As my script works now is if $size is a number, it resizes to that number. If its not a number, or is null, the no resizing takes place and the normal image gets displayed. this works brilliantly how I wanted it to. However, if I was to feed the script a file thats not an image (haven't actually tried feeding it code yet, but it scares me) and the script breaks, and starts throwing out all sorts of warnings/errors that give away a lot of details of the script, which could potentially be used in a hacking attempt.

What I am looking for is a safe way to check this $src to see if its actually an image (gif, jpg, or png) and if its not, error out safely (a single custom error). I have tried checking the mime of the $src which works beautifully if the image is in fact an image, but it was brought to my attention that mime's can be faked.
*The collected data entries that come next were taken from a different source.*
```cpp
// ... 418 lines not shown
    int res_planes;
    float res_slope;
    const float *old_out;
    const float *bias_b;
    int bias_b_stride;
    float div, oslope, oslope2, islope;
    const int64_t *lens;
    int rag_add, rag_mul;
    float sentinel;
    float *out;
    float *planes_out;
    float *res_seen;
    char kernel[128];
    int pack_cfg, run_cfg_used, rawin, s16, ck;
    float peak;
} vits_test_conv_sx_epi_args;
int vits_test_conv1d_sx_epi(int device_id, vits_test_conv_sx_epi_args *a);
int vits_test_conv1d_sx_planar(int device_id, const float *x, int B, int Cin, int T, const float *w, const float *bias,
                               int Cout, int K, int dil, int flags, const int64_t *lens, const float *old, int row_split,
                               int pl_rows, float *out, float *planes_out);
long long vits_test_set_sx_small_max(long long wgs);
int vits_test_conv1d_sx_gate(int device_id, const float *x, int B, int Cin, int T, const float *w, const float *bias,
                             const float *bias_b, int Cout, int K, int dil, int flags, float *out);
int vits_test_conv_transpose1d_sx(int device_id, const float *x, int B, int Cin, int T, const float *w,
                                  const float *bias, int Cout, int K, int stride, float *out);
int vits_bench_conv1d_sx(int device_id, int B, int Cin, int Cout, int T, int K, int dil, int dbg, int iters,
                         float *ms_out);
int vits_test_conv_pair_sx(int device_id, const float *x, int B, int C, int T, const float *w1, const float *b1,
                           const float *w2, const float *b2, int K, int dil1, int dil2, int chain, float slope, float *out,
                           float *ms_out);
// ... 1 lines not shown
typedef struct {
    int B, C, T, K, dil1, dil2, chain;
    int flags;
    float slope, div;
    const float *x;
    const float *w1, *b1, *w2, *b2;
    const int64_t *lens;
    const float *out_init;
    float *out;
    char kernel[128];
    int BNo;
} vits_test_conv_pair_sx_epi_args;
int vits_test_conv_pair_sx_epi(int device_id, vits_test_conv_pair_sx_epi_args *a);
int vits_test_split_identity(const float *x, int64_t n, uint16_t *h1_old, uint16_t *h1_fused);
int64_t vits_test_split_identity_sweep(uint32_t first, uint64_t count, uint32_t *first_bad);
int vits_test_split_forms(int device_id, const float *x, int n, float slope, int form, uint16_t *h0, uint16_t *h1, float *pk,
                          float *rec);
enum { VITS_P16_EPI_ACC = 1, VITS_P16_EPI_DIV = 2, VITS_P16_EPI_RAW = 4, VITS_P16_EPI_PLANES = 8 };
typedef struct {
    int B, C, T, K, dil1, dil2, chain;
    int precision;
    int flags;
    float slope, div, sentinel;
    const float *x;
    const float *w1, *b1, *w2, *b2;
    const float *old_out;
    const float *x_tail;
    const int64_t *lens;
    int rag_add, rag_mul;
    float *out;
// ... 139 lines not shown
```

phoonnx_amd/_ffi.py:

```python
import ctypes as C
import os

import numpy as np

from . import audio_encoding

_HERE = os.path.dirname(os.path.abspath(__file__))
_LIB = None

VITS_MAX_DIMS = 4


class VitsNoise(C.Structure):
    _fields_ = [("noise_dp", C.c_void_p), ("noise_z", C.c_void_p), ("noise_z_stride", C.c_int64),
                ("seed", C.c_uint64)]


class VitsOutput(C.Structure):
    _fields_ = [("data", C.POINTER(C.c_float)), ("dims", C.c_int64 * 4), ("y_lengths", C.POINTER(C.c_int64))]


class VitsStats(C.Structure):
    _fields_ = [("conv_flops", C.c_double), ("conv_bytes", C.c_double), ("dec_flops", C.c_double),
                ("dec_bytes", C.c_double), ("flow_flops", C.c_double), ("enc_flops", C.c_double),
# ... 15 lines not shown
               [(n, C.c_void_p) for n in ("x", "w", "bias", "lens", "bias_b")] + [("bias_b_stride", C.c_int), ("res", C.c_void_p)] + \
               [(n, C.c_int) for n in ("x_cstride", "out_cstride", "out_rows", "out_row0")] + \
               [("old_out", C.c_void_p), ("old_out2", C.c_void_p), ("sentinel", C.c_float), ("out", C.c_void_p), ("out2", C.c_void_p),
                ("pl_rows", C.c_int), ("planes_out", C.c_void_p), ("kernel", C.c_char * 128), ("cfg_used", C.c_int), ("ck_used", C.c_int)]
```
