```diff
diff --git a/ac-tsr_b200/fused_step.py b/ac-tsr_b200/fused_step.py
--- a/ac-tsr_b200/fused_step.py
+++ b/ac-tsr_b200/fused_step.py
@@ -39,7 +39,7 @@
         self.pdl = bool(getattr(model, 'pdl', True))
         self.tail_fused = (self.tc and model.inner_size % 16 == 0 and os.environ.get('ACSR_TAIL_FUSED', '1') == '1')
         self.fuse_act_bwd = os.environ.get('ACSR_FUSE_ACT_BWD', '0') == '1'
-        self.dense_fused = (self.tc and model.inner_size % 64 == 0 and os.environ.get('ACSR_DENSE_FUSED', '0') == '1')
+        self.dense_fused = (self.tc and model.inner_size % 64 == 0 and os.environ.get('ACSR_DENSE_FUSED', '1') == '1')
         self.dense_bwd = (self.tc and model.inner_size % 64 == 0 and os.environ.get('ACSR_DENSE_BWD', '1') == '1')
         self.split_wgrad = int(os.environ.get('ACSR_SPLIT_WGRAD', '1'))
         self.ce_fused_bwd = model.hidden_size == 64 and os.environ.get('ACSR_CE_FUSED_BWD', '1') == '1'
```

So here I am asking for some advice on how to verify that $src is actually an image, safely.

Here is my current code:

PHP Code:


			
<?
 $src = @$_GET['src'];
 $size = @$_GET['size'];
 $data = getimagesize($src);
 if (is_numeric($size)) {
  if ($data[1] > $data[0]) { $new_w = ($size / $data[1]) * $data[0]; $new_h = $size; }
  else { $new_h = ($size / $data[0]) * $data[1]; $new_w = $size; }
 } else { $new_h = $data[1]; $new_w = $data[0]; }
 $im2 = imagecreatetruecolor($new_w, $new_h);
 switch ($data['mime']) {
  case "image/gif": $image = imagecreatefromgif($src); break;
  case "image/jpeg": $image = imagecreatefromjpeg($src); break;
  case "image/png": $image = imagecreatefrompng($src); break;
  default: trigger_error('Not an image, or image type not acceptable!', E_USER_WARNING); break;
 }
 imagecopyresampled ($im2, $image, 0, 0, 0, 0, $new_w, $new_h, $data[0], $data[1]);
 header("Content-type: ".$data['mime']);
 switch ($data['mime']) {
  case "image/gif": imagegif($im2); break;
  case "image/jpeg": imagejpeg($im2); break;
  case "image/png": imagepng($im2); break;
  default: trigger_error('Not an image, or image type not acceptable!', E_USER_WARNING); break;
 }
?>

To see a live example with this image resized to 150, here is the url:

http://houston.pl3x.net/forums/func/...0.png&size=150

BillyGalbreath · 09-02-2007, 06:41 PM

Update!

This seems to have done the trick, for now. If anyone has anything else to add/suggest, please don't hesitate! I am trying to get this as secure as possible!

PHP Code:


			
<?
 $src = @$_GET['src'];
 $size = @$_GET['size'];
 $data = getimagesize($src);
 switch ($data['mime']) {
  case "image/gif": $image = imagecreatefromgif($src); break;
  case "image/jpeg": $image = imagecreatefromjpeg($src); break;
  case "image/png": $image = imagecreatefrompng($src); break;
  default: die("<strong>Error:</strong> Not an image, or image type not acceptable!"); exit; break;
 }
 if (is_numeric($size)) {
  if ($data[1] > $data[0]) { $new_w = ($size / $data[1]) * $data[0]; $new_h = $size; }
  else { $new_h = ($size / $data[0]) * $data[1]; $new_w = $size; }
 } else { $new_h = $data[1]; $new_w = $data[0]; }
 $im2 = imagecreatetruecolor($new_w, $new_h);
 imagecopyresampled ($im2, $image, 0, 0, 0, 0, $new_w, $new_h, $data[0], $data[1]);
 header("Content-type: ".$data['mime']);
 switch ($data['mime']) {
  case "image/gif": imagegif($im2); break;
  case "image/jpeg": imagejpeg($im2); break;
  case "image/png": imagepng($im2); break;
  default: die("<strong>Error:</strong> Not an image, or image type not acceptable!"); exit; break;
 }
?>

erisco · 09-02-2007, 09:49 PM

When you go to create your image resources I would just suppress the errors and die accordingly. GD knows what it can and cannot understand as an image. Now to do this the cleanest I would think to use something like this...

PHP Code:


			
 switch ($data['mime']) {
  case 'image/gif': $imageCreate = 'imagecreatefromgif'; break;
  case 'image/jpeg': $imageCreate = 'imagecreatefromjpeg'; break;
  case 'image/png': $imageCreate = 'imagecreatefrompng'; break;
  default: die('<strong>Error:</strong> Only gif, jpeg, and png images accepted!'); exit; break;
}
if (!$image = @$imageCreate($src)) {
  die('<strong>Error:</strong> File was not an image or was corrupted!');
}

scoutt · 09-08-2007, 08:20 AM

Quote:

Originally Posted by erisco

When you go to create your image resources I would just suppress the errors and die accordingly. GD knows what it can and cannot understand as an image.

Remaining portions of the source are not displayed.